Dessin René Le Honzec/Contrepoints

Avec moins de 41 % des suffrages exprimés, la gauche obtient les pleins pouvoirs en France avec une majorité absolue à l’Assemblée nationale. Les grandes villes, les conseils généraux, les conseils régionaux, le Sénat, l’Assemblée nationale et la Présidence de la République sont socialistes. Cette domination écrasante ne trouvera pas de contrepouvoirs dans les corps intermédiaires habituels que sont les syndicats et les médias, traditionnels alliés de la gauche. Nous ne pouvons qu’espérer une autre politique que celle menée depuis l’entrée en fonction de François Hollande. L’annonce d’un vaste plan de relance de 120 milliards d’euro proposé à l’Europe par le Président de la République laisse augurer un renforcement de la posture du pouvoir en place : profondément étatiste, dépensière et anti-allemande.

Premier parti de France, l’abstention confirme son avance avec plus de 43% des inscrits. Le Front de Gauche est lourdement sanctionné pour ses provocations caricaturales. Jean-Luc Mélenchon vient de se prendre deux énormes baffes électorales qui ne permettront même pas au Front de Gauche, sauf magouille du règlement de l’Assemblée nationale, d’avoir un groupe constitué. Au contraire, la stratégie des Verts paye. Après avoir obtenu par un arrangement sur mesure un groupe au Sénat, EELV est en passe d’avoir un groupe à l’Assemblée nationale. Sortis de leur sectarisme habituel, les Verts vont être aux manettes à tous les niveaux de pouvoir malgré un taux de représentativité ridiculement bas.

Le second tour des législatives a tout de même puni les éléphants dont les parachutes n’ont pas été d’un grand secours. Ségolène Royal a décroché le pleurnichoir, abattue par la démocratitude au terme de 30 ans de bons et loyaux services socialistes. A 73 ans, Jack Lang est rejeté par les Vosges et devra prendre une retraite forcée malgré le gros succès de la gauche en nombre de sièges. A droite, les candidats qui ont un peu trop fricoté avec le FN ont subi la colère des électeurs. Nadine Morano, Guillaume Peltier, Maryse Joissains et Claude Guéant confirment l’échec de la stratégie de droitisation qu’ils n’ont cessé de préconiser.
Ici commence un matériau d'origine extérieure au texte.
#if AMP_F_ADD64
#define F_COUNT5(sq, m, d0, lim, wr) count_piece5q(sq, m, d0, lim, wr, (uint32_t)(F_REPW * 4))
#else
#define F_COUNT5(sq, m, d0, lim, wr) count_piece5(sq, m, d0, lim, wr)
#endif
template <int W>
__global__ void __launch_bounds__(F_WAVES * 64, 2)
k_fast(F_ARGS F_DBG_PARAM) {
    const KParams P{a_min_quality, a_window, a_do_trim, a_do_count, a_ref_len, a_max_primer_len, a_min_start, a_max_end, (uint32_t)a_epoch};
    const amp_dev_reads rd{a_n_reads, a_pos, a_flag, a_tlen, a_lseq, a_cig_off32, a_cig, a_seq_off8, a_seq, a_qual, 0, 0};
    const DevOut out{a_new_pos, a_new_ncig, a_new_cig, a_o_ref_len, a_trim_flags, a_status};
    const EventBuf eb{a_ev, a_ctr, a_ins_at, a_ev_cap};
    __shared__ uint4 s_stage[F_WAVES][(F_PAD + F_STAGE + 16) / 16];
    __shared__ __attribute__((aligned(8))) uint32_t s_pwin[F_WAVES][F_REP * F_REPW];
    __shared__ uint32_t s_bwin[F_BPL * F_BW];
    __shared__ uint32_t s_ticket, s_gcur;
#if AMP_F_LDSPAD > 0
    __shared__ uint32_t s_pad[AMP_F_LDSPAD / 4];
    if (P.ref_len == -12345) s_pad[threadIdx.x] = 1;
#endif
    unsigned long long *const ctr = eb.ctr;
    const int tid = threadIdx.x, wave = tid >> 6, lane = tid & 63;
    F_STAMP_DECL;
    const int64_t n = rd.n_reads;
    const int64_t rb = (int64_t)blockIdx.x * reads_per_block;
    const int64_t re = rb + reads_per_block < n ? rb + reads_per_block : n;
    lds_u32 *const bwin = (lds_u32 *)s_bwin;
    lds_u32 *const pwin = (lds_u32 *)s_pwin[wave];
    for (int i = tid; i < F_BPL * F_BW; i += F_WAVES * 64) bwin[i] = 0;
    for (int i = lane; i < F_REP * F_REPW; i += 64) pwin[i] = 0;
    if (lane < F_PAD / 4) ((lds_u32 *)s_stage[wave])[lane] = 0x11111111u;
    if (tid == 0) { s_ticket = 0; s_gcur = 0; }
    if (tid == 0 && blockIdx.x == 0) { eb.ctr[CTR_LONG_N] = 0ull; eb.ctr[CTR_LONG_TICKET] = 0ull; eb.ctr[CTR_GEN_LEFT] = 0ull; }
    int32_t bw_base = rb < n ? rd.pos[rb] : 0;
    bw_base = (bw_base < 16 ? 0 : bw_base - 16) & ~15;
    __syncthreads();

    const int32_t mq = P.min_quality;
    const uint32_t mqc = (uint32_t)(mq > 256 ? 256 : mq);
    const uint32_t thr = mqc * (uint32_t)W;
    const uint32_t mqb = (uint32_t)mq * 0x01010101u;
    const uint32_t G = (uint32_t)P.ref_len;
    const uint32_t n_tb = re > rb ? (uint32_t)((re - rb + 63) / 64) : 0u;
    auto take_ticket = [&]() {
        uint32_t t = 0;
        if (lane == 0) t = __hip_atomic_fetch_add((lds_u32 *)&s_ticket, 1u, __ATOMIC_RELAXED, __HIP_MEMORY_SCOPE_WORKGROUP);
        return (uint32_t)__builtin_amdgcn_readfirstlane((int)t);
    };
    const int64_t wend = re;
    unsigned long long n_err = 0;
#ifndef AMP_F_REPSHIFT
#define AMP_F_REPSHIFT 2
#endif
    const uint32_t rep = (F_REP & (F_REP - 1)) ? ((uint32_t)lane >> AMP_F_REPSHIFT) % (uint32_t)F_REP : ((uint32_t)lane >> AMP_F_REPSHIFT) & (uint32_t)(F_REP - 1);
    const uint32_t phi_lane = ((uint32_t)lane >> 1) & 1u ? 8u : 0u;
#if AMP_F_ADD64
    lds_u8 *const wrep = (lds_u8 *)pwin + (rep & (uint32_t)(F_REP / 2 - 1)) * (uint32_t)(2 * F_REPW * 4);
    static_assert((F_REP & 1) == 0 && (F_REPW & 1) == 1, "two arrays per replica, the second one an odd number of words behind the first");
#else
    lds_u8 *const wrep = (lds_u8 *)pwin + rep * (uint32_t)(F_REPW * 4);
#endif
    lds_u8 *const stage = (lds_u8 *)s_stage[wave] + F_PAD;
    int32_t pw_base = 0;
    int pw_tiles = F_FLUSH;
    const unsigned ev_shard = blockIdx.x & (EV_SHARDS - 1);
    amp_ins_event *const ev_list = eb.ev + (size_t)ev_shard * (size_t)eb.cap;
    unsigned long long ev_base = 0;
    uint32_t ev_left = 0;

    auto fold = [&]() {
        asm volatile("s_waitcnt lgkmcnt(0)" ::: "memory");
        wave_sync();
#pragma unroll 1
        for (int idx = lane; idx < F_PW; idx += 64) {
            uint32_t ag = 0, ct = 0;
#pragma unroll
            for (int r = 0; r < F_REP; ++r) {
                const uint32_t w = pwin[r * F_REPW + idx];
                pwin[r * F_REPW + idx] = 0;
                ag += w & 0x00FF00FFu; ct += (w >> 8) & 0x00FF00FFu;
            }
            if (ag | ct) {
                const int32_t p = pw_base + idx;
                const uint32_t d = (uint32_t)(p - bw_base);
                const uint32_t c4[4] = {ag & 0xFFFFu, ct & 0xFFFFu, ag >> 16, ct >> 16};
#pragma unroll
                for (int c = 0; c < 4; ++c) {
                    if (!c4[c]) continue;
                    if (d < (uint32_t)F_BW) lds_add(bwin + c * F_BW + d, c4[c]);
                    else if ((uint32_t)p < G) { atomicAdd(&counts[(size_t)p * AMP_NSYM + c], c4[c]); F_GLOB; }
                }
            }
        }
        wave_sync();
    };
    auto pad_events = [&]() {
        if ((uint32_t)lane < ev_left && (long long)(ev_base + (unsigned)lane) < eb.cap) ev_list[ev_base + (unsigned)lane] = amp_ins_event{-1, 0u, 0, 0};
    };

    struct Hdr { int32_t pos, tlen; uint32_t lseq, flag, c0, c1, o8; };
    struct HdrP { int32_t pos; uint32_t lf, c0, o8;
        __device__ uint32_t lseq() const { return lf & 0xFFFFu; }
        __device__ uint32_t nops() const { return (lf >> 19) & 7u; }
        __device__ uint32_t flag() const { return ((lf >> 16) & 1u) | (((lf >> 17) & 1u) << 4); }
        __device__ bool isize_flag() const { return (lf >> 18) & 1u; } };
    auto pack_hdr = [&](const Hdr &h) {
        const uint32_t n = h.c1 - h.c0, at = (uint32_t)(h.tlen < 0 ? -(int64_t)h.tlen : (int64_t)h.tlen);
        const bool isz = ((int64_t)at - P.max_primer_len) > (int64_t)h.lseq;
        return HdrP{h.pos, (h.lseq > 0xFFFFu ? 0xFFFFu : h.lseq) | ((h.flag & 1u) << 16) | (((h.flag >> 4) & 1u) << 17) | ((isz ? 1u : 0u) << 18) | ((n > 7u ? 7u : n) << 19),
                    h.c0, h.o8};
    };
    struct Cg { uint32_t w[5]; };
    struct Geo { uint32_t np, phi, row, Tq; int ntake; bool solo, taken, fastq; };
    struct Tabs { int32_t L, R; };
    struct Bytes { uint4 raws[F_STAGE / 2048]; };
    struct Shape { Cig2 s; bool ok; int32_t refspan; };
    auto load_hdr = [&](int64_t t0) {
        Hdr h{0, 0, 0u, 0u, 0u, 0u, 0u};
        const int64_t i = t0 + lane;
        if (i < wend) {
            h.pos = rd.pos[i]; h.flag = rd.flag[i]; h.tlen = rd.tlen[i]; h.lseq = rd.lseq[i];
            h.c0 = rd.cig_off32[i]; h.c1 = rd.cig_off32[i + 1]; h.o8 = rd.seq_off8[i];
        }
        return h;
    };
    auto load_cig = [&](const HdrP &h) {
        Cg c{{0u, 0u, 0u, 0u, 0u}};
        const uint32_t nops = h.nops();
        if (nops >= 1u && nops <= 5u) {
#pragma unroll
            for (uint32_t k = 0; k < 5u; ++k) c.w[k] = rd.cig[h.c0 + (k < nops ? k : 0u)];
        }
        return c;
    };
    auto geometry = [&](const HdrP &h, int64_t t0, uint32_t &m0) {
        Geo g;
        const bool valid = t0 + lane < wend;
        const uint32_t hl = h.lseq();
        const bool shortq = valid && hl >= 1u && hl <= (uint32_t)F_MAXLEN;
        g.phi = shortq ? phi_lane : 0u;
        g.np = shortq ? (hl + g.phi + 15u) >> 4 : 1u;
        m0 = __builtin_amdgcn_readfirstlane(h.o8);
        g.row = (h.o8 - m0) * 8u;
        const uint32_t nch = (hl + 7u) >> 3;
        const bool fits = valid && h.o8 >= m0 && (h.o8 - m0) <= (uint32_t)(F_STAGE / 8) &&
                          g.row + 8u * nch + (shortq ? 8u : 0u) <= (uint32_t)F_STAGE;
        const unsigned long long fitmask = __ballot(fits);
        g.ntake = fitmask == ~0ull ? 64 : __builtin_ctzll(~fitmask);
        g.solo = g.ntake == 0;
        if (g.solo) g.ntake = 1;
        g.taken = lane < g.ntake && !g.solo;
        g.Tq = g.solo ? 0u : (uint32_t)__builtin_amdgcn_readlane((int)(g.row + 8u * nch), g.ntake - 1);
        g.fastq = g.taken && shortq;
        return g;
    };
    auto shape_of = [&](const HdrP &h, const Cg &c, bool fastq) {
        Shape r;
#if AMP_F4_BF
        bool ok;
        r.s = cig2_of(bf_from_words5((int)h.nops(), c.w[0], c.w[1], c.w[2], c.w[3], c.w[4], (int32_t)h.lseq(), F_MAXINS, F_MAXDEL, ok));
        r.ok = ok & fastq;
        if (!r.ok) r.s = Cig2{0u, 0, 0, 0, 0, 0, 0, false};
#else
        r.s = Cig2{0u, 0, 0, 0, 0, 0, 0, false};
        const int nops = (int)h.nops();
        r.ok = fastq && nops >= 1 && nops <= 5 && cig2_from_words5(nops, c.w, (int32_t)h.lseq(), r.s);
        if (r.ok && ((r.s.kind == 1 && r.s.k > F_MAXINS) || (r.s.kind == 2 && r.s.k > F_MAXDEL))) r.ok = false;
        if (!r.ok) r.s = Cig2{0u, 0, 0, 0, 0, 0, 0, false};
#endif
        r.refspan = r.ok ? r.s.m1 + r.s.m2 + (r.s.kind == 2 ? r.s.k : 0) : 1;
        return r;
    };
    auto load_tabs = [&](const HdrP &h, const Shape &sh) {
        Tabs t{-1, -1};
        const bool in_ref = (uint32_t)h.pos < G && (uint32_t)(h.pos + sh.refspan - 1) < G;
        if (sh.ok && P.do_trim && in_ref) { t.L = P.max_end[h.pos]; t.R = P.min_start[h.pos + sh.refspan - 1]; }
        return t;
    };
    auto issue_bytes = [&](const Geo &g, uint32_t m0) {
        Bytes x;
        const uint8_t *qrun = rd.qual + (int64_t)m0 * 8;
        const uint8_t *srun = rd.seq + (int64_t)m0 * 4;
        const uint32_t lastq = g.Tq ? (g.Tq - 1u) & ~15u : 0u, lasts = g.Tq ? ((g.Tq >> 1) - 1u) & ~15u : 0u;
#pragma unroll
        for (int sl = 0; sl < F_STAGE / 1024; ++sl) {
            uint32_t off = (uint32_t)(sl * 1024 + lane * 16);
            off = off < lastq ? off : lastq;
            __builtin_amdgcn_global_load_lds((const __attribute__((address_space(1))) void *)(qrun + off),
                                             (__attribute__((address_space(3))) void *)(stage + sl * 1024), 16, 0, 0);
        }
#pragma unroll
        for (int sl = 0; sl < F_STAGE / 2048; ++sl) {
            uint32_t off = (uint32_t)(sl * 1024 + lane * 16);
            off = off < lasts ? off : lasts;
            const uint32_t *sp = (const uint32_t *)(srun + off);
            x.raws[sl] = make_uint4(sp[0], sp[1], sp[2], sp[3]);
        }
        return x;
    };
    enum : uint32_t { P_STORED = 1u << 24, P_LIST = 1u << 25, P_STATUS_ONLY = 1u << 26 };
    struct Pend { uint32_t i, slot_lo; int32_t pos, reflen; uint32_t meta, cw0, cw1, cw2, cw3, cw4; };
    Pend pend{0u, 0u, 0, 0, 0u, 0u, 0u, 0u, 0u, 0u};
    auto store_pending = [&](const Pend &r) {
#if defined(AMP_DEV) && defined(AMP_ABL)
        if (AMP_ABL & 8) return;
#endif
        const uint32_t ncig = r.meta & 0xFFu;
        if (r.meta & P_STORED) {
            uint32_t *home = out.new_cig + ((size_t)r.slot_lo + 3 * (size_t)r.i);
            if (ncig > 0u) home[0] = r.cw0;
            if (ncig > 1u) home[1] = r.cw1;
            if (ncig > 2u) home[2] = r.cw2;
            if (ncig > 3u) home[3] = r.cw3;
            if (ncig > 4u) home[4] = r.cw4;
            if (out.new_pos) out.new_pos[r.i] = r.pos;
            if (out.new_ncig) out.new_ncig[r.i] = ncig;
            if (out.ref_len) out.ref_len[r.i] = r.reflen;
            if (out.trim_flags) out.trim_flags[r.i] = (uint8_t)(r.meta >> 16);
            if (out.status) out.status[r.i] = (uint8_t)(r.meta >> 8);
        }
        const bool has = (r.meta & P_LIST) != 0;
        const unsigned long long m = __ballot(has);
        if (m) {
            uint32_t base = 0;
            if (lane == 0) base = __hip_atomic_fetch_add((lds_u32 *)&s_gcur, (uint32_t)__popcll(m), __ATOMIC_RELAXED, __HIP_MEMORY_SCOPE_WORKGROUP);
            base = (uint32_t)__builtin_amdgcn_readfirstlane((int)base);
            if (has) glist[(size_t)rb + base + __popcll(m & ((1ull << lane) - 1ull))] = r.i | ((r.meta & P_STATUS_ONLY) ? GL_STATUS_ONLY : 0u);
        }
    };

    uint32_t pw_lim = 0;
    auto count_piece = [&](const uint4 &q, const uint2 &sq, int32_t j0, int32_t qa_, int32_t qb_, int32_t dbase_) -> bool {
        return fast_count_piece(q, sq, j0, qa_, qb_, dbase_, mqb, pw_lim, (uint32_t)(uintptr_t)wrep);
    };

L’UMP est sanctionné pour ses 10 années de stratégie du parti unique et pour sa mauvaise gestion du pays ces dernières années. Le camp libéral de l’UMP, quasiment interdit d’action par la droite depuis 2002, subit deux pertes importantes avec la défaite des ministres Hervé Novelli et François Goulard. Espérons qu’ils participeront à la reconstruction de la famille libérale dans et surtout hors l’UMP, forts de leur expérience, de leur réseau et de leurs convictions.

La crise qui nous attend va sans doute venir plus vite à cause de l’aveuglement idéologique des socialistes : plus de dépense publique, plus de taxes, plus de déficits. La reconstruction commence aujourd’hui pour la droite déboussolée, sans repères ni valeurs. Sans les libéraux, rien ne sera possible. Les premières échéances auront lieu dans 2 ans, autant dire demain.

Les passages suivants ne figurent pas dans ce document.